И тут же к решетке припал пятилетний малыш, который пытался разглядеть потерянное лакомство.
Достань! — подумал Уилл.
Мальчишка встал на колени и протянул руку между прутьями решетки.
Уходи! — подумал Уилл.
У него появилось сумасшедшее желание схватить жвачку и затолкать малышу в рот.
Барабан грохнул в последний раз, и все стихло.
Джим и Уилл переглянулись.
Парад остановился, подумали они одновременно.
Малыш по локоть засунул руку под решетку.
В это время наверху, на улице, мистер Дак, он же Разрисованный Человек, обернулся и посмотрел на приведенную им реку, текущую уродами, клетками со зверями, сияющими на солнце барабанами и медными трубами, похожими на свернувшихся питонов. Он кивнул.
Парад рассыпался на части.
Уроды поспешно разбежались, половина к одному тротуару, половина к другому; они смешались с толпой, шныряли мимо афиш, высматривая что-то своими быстрыми, острыми, жалящими, как змеи, глазами.
Тень, которую отбрасывал малыш, холодным ветром прошлась по щеке Уилла.
Парад кончился, подумал он, теперь начинается поиск.

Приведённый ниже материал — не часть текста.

template <int KS, int STRIDE, int DIL, int CK, int MT, int NT, int WAVES_M, int WAVES_N, int UPS>
struct ConvCfg {
    static constexpr int BM = 32 * MT * WAVES_M;
    static constexpr int BN = 32 * NT * WAVES_N;
    static constexpr int KC = CK * KS;
    static constexpr int XT = (BN - 1) * STRIDE + (KS - 1) * DIL + 1;
    static constexpr bool XALIGNED = (KS == 1 && STRIDE == 1);
    static constexpr int XV = XALIGNED ? (XT + 3) / 4 : (XT + 3 + 3) / 4;
    static constexpr int XTP = XV * 4 + 4;
    static constexpr int W_FLOATS = KC * BM;
    static constexpr int X_FLOATS = CK * XTP;
    static constexpr int STAGE_FLOATS = 2 * (W_FLOATS + X_FLOATS);
    static constexpr int BNP = BN + 4;
    static constexpr int CT_FLOATS = BM * BNP;
    static constexpr int EH = ((UPS == 0 || 32 % (UPS ? UPS : 1) == 0) && MT % 2 == 0 && CT_FLOATS > STAGE_FLOATS) ? 2 : 1;
    static constexpr int CTH_FLOATS = CT_FLOATS / EH;
    static constexpr int QPR = BN / 4;
    static constexpr int CQ = cgcd(QPR, 64 * WAVES_M * WAVES_N);
    static constexpr int JN = QPR / CQ;
    static constexpr int RSTEP = (64 * WAVES_M * WAVES_N) / CQ;
    static constexpr bool REG_GEOM = (UPS == 0) && (32 % RSTEP == 0);
    static constexpr int TB_FLOATS = REG_GEOM ? 2 * BM : 0;
    static constexpr int EPI_FLOATS = CTH_FLOATS + TB_FLOATS;
    static constexpr int EPI_FLOATS_FUSE = CT_FLOATS + TB_FLOATS;
    static constexpr int LDS_FLOATS = STAGE_FLOATS > EPI_FLOATS ? STAGE_FLOATS : EPI_FLOATS;
    static constexpr bool FOUR_WAVES = WAVES_M * WAVES_N == 4;
    static constexpr bool RING_FITS = (size_t)3 * (KC * BM + CK * XV * 4) * 4 <= 64 * 1024;
    static constexpr int MIN_WPE = (FOUR_WAVES && LDS_FLOATS * 4 <= 53 * 1024 && !(WAVES_N == 4 && NT == 2) && RING_FITS && MT * NT <= 4) ? 3
                                                                                                                : (WAVES_M * WAVES_N) / 2;
    static constexpr int LDS_FLOATS_FUSE = STAGE_FLOATS > EPI_FLOATS_FUSE ? STAGE_FLOATS : EPI_FLOATS_FUSE;
    static constexpr int MIN_WPE_FUSE = (FOUR_WAVES && (LDS_FLOATS_FUSE + 5 * BM) * 4 * 3 <= 160 * 1024) ? 3 : (WAVES_M * WAVES_N) / 2;
    static constexpr int XV4 = XV * 4;
    static constexpr int DMA_STAGE_FLOATS = W_FLOATS + CK * XV4;
    static constexpr int DMA_NV = DMA_STAGE_FLOATS / 4;
    static constexpr int DMA_NU = (DMA_NV + 64 * WAVES_M * WAVES_N - 1) / (64 * WAVES_M * WAVES_N);
    static constexpr int LDS_FLOATS_DMA = 3 * DMA_STAGE_FLOATS > EPI_FLOATS ? 3 * DMA_STAGE_FLOATS : EPI_FLOATS;
    static constexpr int LDS_FLOATS_FUSE_DMA = 3 * DMA_STAGE_FLOATS > EPI_FLOATS_FUSE ? 3 * DMA_STAGE_FLOATS : EPI_FLOATS_FUSE;
    static constexpr int W_VEC = W_FLOATS / 4;
    static constexpr int NTHR = 64 * WAVES_M * WAVES_N;
    static constexpr int W_PER_THREAD = (W_VEC + NTHR - 1) / NTHR;
    static constexpr int XV_TOTAL = CK * XV;
    static constexpr int XV_PER_THREAD = (XV_TOTAL + NTHR - 1) / NTHR;
    static constexpr int XS_TOTAL = CK * XT;
    static constexpr int XS_PER_THREAD = (XS_TOTAL + NTHR - 1) / NTHR;
    static constexpr int XREGS = (4 * XV_PER_THREAD > XS_PER_THREAD) ? 4 * XV_PER_THREAD : XS_PER_THREAD;
    static_assert(WAVES_M * WAVES_N == 4 || WAVES_M * WAVES_N == 8, "block is 4 or 8 waves");
    static_assert(KC % 2 == 0, "chunk K must be even (32x32x2 MFMA)");
    static_assert(BM % 4 == 0, "float4 weight staging");
};

template <int KS, int STRIDE, int DIL, int CK, int MT, int NT, int WAVES_M, int WAVES_N, int UPS, bool VEC>
struct ConvTile {
    using C = ConvCfg<KS, STRIDE, DIL, CK, MT, NT, WAVES_M, WAVES_N, UPS>;
    const float* wp; const float* xb; const float* Al;
    float* Ws; float* Xs;
    int tid, Tin, Cin, Mpad, m0, t_in0, g_al;
    bool snake_in;

    __device__ __forceinline__ void load_chunk(int chunk, f32x4 (&wreg)[C::W_PER_THREAD], f32x4 (&xv)[C::XV_PER_THREAD], float (&xs)[C::XS_PER_THREAD]) const
    {
        const int ci0 = chunk * CK;
        const float* wsrc = wp + (size_t)ci0 * KS * Mpad + m0;
#pragma unroll
        for (int u = 0; u < C::W_PER_THREAD; ++u) {
            int v = tid + u * C::NTHR;
            if (C::W_VEC % C::NTHR != 0) v = v < C::W_VEC ? v : C::W_VEC - 1;
            const int row = v / (C::BM / 4);
            const int c4 = v - row * (C::BM / 4);
            wreg[u] = *reinterpret_cast<const f32x4*>(wsrc + (size_t)row * Mpad + c4 * 4);
        }
        if (VEC) {
#pragma unroll
            for (int u = 0; u < C::XV_PER_THREAD; ++u) {
                int e = tid + u * C::NTHR;
                if (C::XV_TOTAL % C::NTHR != 0) e = e < C::XV_TOTAL ? e : C::XV_TOTAL - 1;
                const int cl = e / C::XV;
                const int v = e - cl * C::XV;
                const int g = g_al + 4 * v;
                const bool ok = g >= 0 && g < Tin;
                const int gc = ok ? g : 0;
                xv[u] = *reinterpret_cast<const f32x4*>(xb + (size_t)(ci0 + cl) * Tin + gc);
            }
        } else {
#pragma unroll
            for (int u = 0; u < C::XS_PER_THREAD; ++u) {
                int e = tid + u * C::NTHR;
                if (C::XS_TOTAL % C::NTHR != 0) e = e < C::XS_TOTAL ? e : C::XS_TOTAL - 1;
                const int cl = e / C::XT;
                const int xi = e - cl * C::XT;
                const int g = t_in0 + xi;
                const bool ok = g >= 0 && g < Tin;
                const int gc = ok ? g : 0;
                xs[u] = xb[(size_t)(ci0 + cl) * Tin + gc];
            }
        }
    }

    __device__ __forceinline__ void store_chunk(int chunk, int buf, const f32x4 (&wreg)[C::W_PER_THREAD],
                                                const f32x4 (&xv)[C::XV_PER_THREAD],
                                                const float (&xs)[C::XS_PER_THREAD]) const
    {
        const int ci0 = chunk * CK;
        float* wdst = Ws + buf * C::W_FLOATS;
        float* xdst = Xs + buf * C::X_FLOATS;
#pragma unroll
        for (int u = 0; u < C::W_PER_THREAD; ++u) {
            const int v = tid + u * C::NTHR;
            if (C::W_VEC % C::NTHR == 0 || v < C::W_VEC) *reinterpret_cast<f32x4*>(wdst + v * 4) = wreg[u];
        }
        if (VEC) {
#pragma unroll
            for (int u = 0; u < C::XV_PER_THREAD; ++u) {
                const int e = tid + u * C::NTHR;
                const int ec = (C::XV_TOTAL % C::NTHR != 0 && e >= C::XV_TOTAL) ? C::XV_TOTAL - 1 : e;
                const int cl = ec / C::XV;
                const int v = ec - cl * C::XV;
                const int g = g_al + 4 * v;
                const bool ok = g >= 0 && g < Tin;
                f32x4 q = xv[u];
                if (!ok) q = f32x4{0.0f, 0.0f, 0.0f, 0.0f};
                if (snake_in) {
                    const float al = Al[ci0 + cl], inv = Al[Cin + ci0 + cl];
                    q.x = det_snake(q.x, al, inv); q.y = det_snake(q.y, al, inv);
                    q.z = det_snake(q.z, al, inv); q.w = det_snake(q.w, al, inv);
                }
                if (C::XV_TOTAL % C::NTHR == 0 || e < C::XV_TOTAL)
                    *reinterpret_cast<f32x4*>(xdst + cl * C::XTP + 4 * v) = q;
            }
        } else {
#pragma unroll
            for (int u = 0; u < C::XS_PER_THREAD; ++u) {
                const int e = tid + u * C::NTHR;
                const int ec = (C::XS_TOTAL % C::NTHR != 0 && e >= C::XS_TOTAL) ? C::XS_TOTAL - 1 : e;
                const int cl = ec / C::XT;
                const int xi = ec - cl * C::XT;
                const int g = t_in0 + xi;
                float q = (g >= 0 && g < Tin) ? xs[u] : 0.0f;
                if (snake_in) q = det_snake(q, Al[ci0 + cl], Al[Cin + ci0 + cl]);
                if (C::XS_TOTAL % C::NTHR == 0 || e < C::XS_TOTAL) xdst[cl * C::XTP + xi] = q;
            }
        }
    }
};
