extern "C" int sat_conv1d_k7_plane_rows(int Tin, int Tout, int pad) {
    if (Tin <= 0 || Tout <= 0 || pad < 0 || pad > SAT_K7P_LEAD) return -1;
    const int need = sat_cdiv(Tout, SAT_K7_T) * SAT_K7_T - pad + SAT_K7_AROWS;
    const int body = need > Tin ? need : Tin;
    return SAT_K7P_LEAD + sat_cdiv(body, 64) * 64;
}
extern "C" int sat_conv1d_k7_planes(const float* x, const float* snake_a, const float* snake_ib, short* xp_hi, short* xp_lo, int B,
                                    int Cin, int Tin, int rows, void* stream) {
    if (B <= 0 || Cin <= 0 || Tin <= 0 || rows < SAT_K7P_LEAD + Tin) { sat_set_error("sat_conv1d_k7_planes: bad shape"); return 1; }
    if ((snake_a == nullptr) != (snake_ib == nullptr)) { sat_set_error("sat_conv1d_k7_planes: snake constants must both be given"); return 1; }
    SatK7PlaneParams p{x, snake_a, snake_ib, xp_hi, xp_lo, B, Cin, Tin, rows, sat_cdiv(Cin, 8)};
    SAT_LAUNCH(sat_k7_planes_kernel, dim3(sat_cdiv(rows, 256), p.c8, B), dim3(256), stream, p);
    return sat_check_launch("sat_conv1d_k7_planes");
}
extern "C" int sat_conv1d_bf16x3_planesq(const short* xp_hi, const short* xp_lo, int rows, const short* w_hi, const short* w_lo,
                                         const float* bias, const float* res, float* y, const float* x2, const float* alpha2,
                                         const float* beta2, float* part_da, float* part_db, int B, int Cin, int Cout, int Tin, int Tout,
                                         int K, int dil, int pad, int tanh_out, int flags, void* stream) {
    if (B <= 0 || Cin <= 0 || Cout <= 0 || Tin <= 0 || Tout <= 0) { sat_set_error("sat_conv1d_bf16x3_planesq: empty shape"); return 1; }
    if (K < 5 || K > SAT_K7Q_TAPS || dil < 1 || (K - 1) * dil > 62) {
        sat_set_error("sat_conv1d_bf16x3_planesq: needs stride 1, 5 <= K <= 7, (K-1)*dil <= 62");
        return 1;
    }
    if (rows < sat_conv1d_k7_plane_rows(Tin, Tout, pad)) { sat_set_error("sat_conv1d_bf16x3_planesq: rows must be >= sat_conv1d_k7_plane_rows(Tin, Tout, pad)"); return 1; }
    if (x2 && (!alpha2 || !beta2 || !part_da || !part_db)) { sat_set_error("sat_conv1d_bf16x3_planesq: backward epilogue needs alpha2/beta2/partials"); return 1; }
    SatConvBfLaunch a;
    a.p = SatConvParams{nullptr, nullptr, bias, nullptr, nullptr, res, y, x2, alpha2, beta2, part_da, part_db,
                        B, Cin, Cout, Tin, Tout, K, 1, dil, pad, tanh_out};
    a.w_hi = w_hi;
    a.w_lo = w_lo;
    a.cout_v = Cout;
    a.cout_pad = sat_cdiv(Cout, SAT_CO_T) * SAT_CO_T;
    a.cin_v = Cin;
    a.sin_log2 = 0;
    a.sout_log2 = 0;
    a.in_shift = 0;
    a.out_shift = 0;
    a.nq = Tout;
    a.xp_hi = xp_hi;
    a.xp_lo = xp_lo;
    a.xp_rows = rows;
    a.xp_c8 = sat_cdiv(Cin, 8);
    a.wq = 1;
    a.dma_in_mfma = (flags & 4) ? 1 : 0;
    a.persist = (flags & 1) ? 0 : ((flags & 2) ? 2 : 1);
    SatBfPlan pl{8, 1, K};
    return sat_bf_launch("sat_conv1d_bf16x3_planesq", a, pl, stream);
}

— Мама, смотри! — малыш показал вниз через решетку. — Там.
35
В «Ночном убежище», у Неда, за полквартала от табачного магазина, Чарльз Хэлоуэй, изнуренный бессонницей и раздумьями, уставший от ходьбы, допивал вторую чашку кофе и уже собирался оплатить счет, когда внезапно наступившая на улице тишина насторожила и встревожила его. Раньше, чем осознал, он почувствовал глухое беспокойство, когда участники парада смешались с толпой гуляющих горожан. Не зная почему, Чарльз Хэлоуэй спрятал деньги.
— Свари-ка еще, Нед.
Нед разливал кофе, когда дверь распахнулась, кто-то вошел, и, вывернув его правую руку, прижал к прилавку.
Чарльз Хэлоуэй изумленно уставился на руку, схватившую Неда.
Рука уставилась на него.
На обратной стороне каждого пальца был вытатуирован глаз.
— Мама, мама! Там внизу! Посмотри!
Малыш плакал, показывая на решетку.
Все больше теней скользило мимо, останавливалось.
И среди них — Скелет.
Высокий, как мертвое дерево зимой, он был весь похож на череп, весь был костями, этакое страшное чучело на ходулях, этот тощий Скелет, мистер Череп, который как на ксилофоне играл на своих костях над бумажным мусором и теплыми дрожащими мальчишками, спрятавшимися под решеткой.
Уходи! — думал Уилл. — Уходи же!
Но малыш упрямо тыкал пальцем, просунув руку сквозь решетку. Уходи.
Мистер Череп отошел.
Слава Богу, подумал Уилл, но тут же в испуге выдохнул: «Ох, нет!»
Потому что тут появился Карлик; он вразвалку шел по улице, на грязной рубахе позванивали колокольчики; он топтал свою жабью тень, его глаза были похожи на осколки коричневого мраморного шарика, они поблескивали и скрывали внутри что-то навсегда потерянное, мрачное, сгоревшее, сумасшедшее, они высматривали что-то, что нельзя найти, собственное потерянное «я», потерянных мальчиков, опять потерянное «я»; две части маленького раздавленного человека боролись между собой, заставляя вспыхивающие глаза вертеться туда-сюда, вокруг, вверх, вниз; одна половинка искала потерянное прошлое, другая — мелькающее перед глазами настоящее.